他文献は 面足(おもだる)尊・綾惶根(あやかしこね)尊 などと記します。

 オモタルは  ヤオモ(八面)+タル(足る) の略で、ヤオモ(八面)は ヤモ(八方)とイコールです。
 したがって 「八方を足らす(恵む)尊」 という意でしょう。カシコネは カシコ(畏)+ネ(▽和) で、
 「畏き人に和す者・尊と対となる者」 を表すのではないかと考えてます。


■恵る・▽巡幸る (めぐる)
現在の メグル(回る・廻る・巡る) には自動詞の意味しかありませんが、
古くは他動詞の意味がありました。すなわち 「回す・めぐらす・配る」 等の意です。
これは 「恵む・ほどこす」 と同義となりますので、“恵る” と当て字しています。
用途は限定的で、「あちこち巡って恵む」 の意味で使う場合が多いです。

 夫婦の国君は天空を巡る日と月に擬えられます。日と月は昼夜 空を巡りながら
 地を恵んでいますが、夫婦の国君も地を恵んで幸を運ぶ日と月だというわけです。
 それゆえ天皇の “みゆき” は、“御幸・行幸” と当てられ、また “巡幸” とも呼ばれます。
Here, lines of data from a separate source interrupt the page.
struct DevBuf {
    void* p = nullptr;
    size_t cap = 0;
    hipError_t ensure(size_t bytes) {
        if (bytes <= cap) return hipSuccess;
        if (p) (void)hipFree(p);
        p = nullptr; cap = 0;
        size_t want = bytes + bytes / 8 + 4096;
        hipError_t e = hipMalloc(&p, want);
        if (e == hipSuccess) cap = want;
        return e;
    }
    void release() { if (p) (void)hipFree(p); p = nullptr; cap = 0; }
};

struct DevTmp {
    void* p = nullptr;
    DevTmp() = default;
// ... 81 lines not shown
#define ZK_CHECK_LAUNCH() ZK_HIP(hipGetLastError())

namespace zk {
inline void resolve_pending_timers(zk_ctx* ctx);
struct EvTimer {
    zk_ctx* ctx; const char* label; hipEvent_t a = nullptr, b = nullptr; bool on;
    EvTimer(zk_ctx* c, const char* l) : ctx(c), label(l), on(c->timing) {
        if (on) { (void)hipEventCreate(&a); (void)hipEventCreate(&b); (void)hipEventRecord(a, ctx->stream); }
    }
    void stop() { if (on) (void)hipEventRecord(b, ctx->stream); }
    void resolve() {
        if (!on) return;
        (void)hipEventSynchronize(b);
        float ms = 0; (void)hipEventElapsedTime(&ms, a, b);
        on = false;
        (void)hipEventDestroy(a); (void)hipEventDestroy(b);
        ctx->last_ms[label] += ms; ctx->last_ms[std::string(label) + "#n"] += 1.0;
    }
    void defer() {
        if (!on) return;
        if (ctx->pending_timers.size() >= 4096) resolve_pending_timers(ctx);
        ctx->pending_timers.push_back({label, a, b});
        on = false;
    }
    ~EvTimer() { if (on) { (void)hipEventDestroy(a); (void)hipEventDestroy(b); } }
    EvTimer(const EvTimer&) = delete;
    EvTimer& operator=(const EvTimer&) = delete;
};
inline void resolve_pending_timers(zk_ctx* ctx) {
    std::vector<zk_ctx::PendingTimer> list;
    list.swap(ctx->pending_timers);
    struct Drop { std::vector<zk_ctx::PendingTimer>& l; ~Drop() { for (auto& t : l) { (void)hipEventDestroy(t.a); (void)hipEventDestroy(t.b); } } } drop{list};
    for (auto& t : list) {
        (void)hipEventSynchronize(t.b);
        float ms = 0; (void)hipEventElapsedTime(&ms, t.a, t.b);
        ctx->last_ms[t.label] += ms; ctx->last_ms[std::string(t.label) + "#n"] += 1.0;
    }
}
inline void drop_pending_timers(zk_ctx* ctx) {
    for (auto& t : ctx->pending_timers) { (void)hipEventDestroy(t.a); (void)hipEventDestroy(t.b); }
    ctx->pending_timers.clear();
}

 天が下 和して恵る 日月こそ 晴れて明るき 民の父母なり 〈ホ7〉


■治す (たす)
ヲサメル(治める)と同じですが、タスは 「足す」 また 「助す」 で、
「足らし助けてほどよく調える」という原義です。

 

【概意】
6代目の嗣のオモタル尊は、カシコネと共に八方を恵みて民を治す。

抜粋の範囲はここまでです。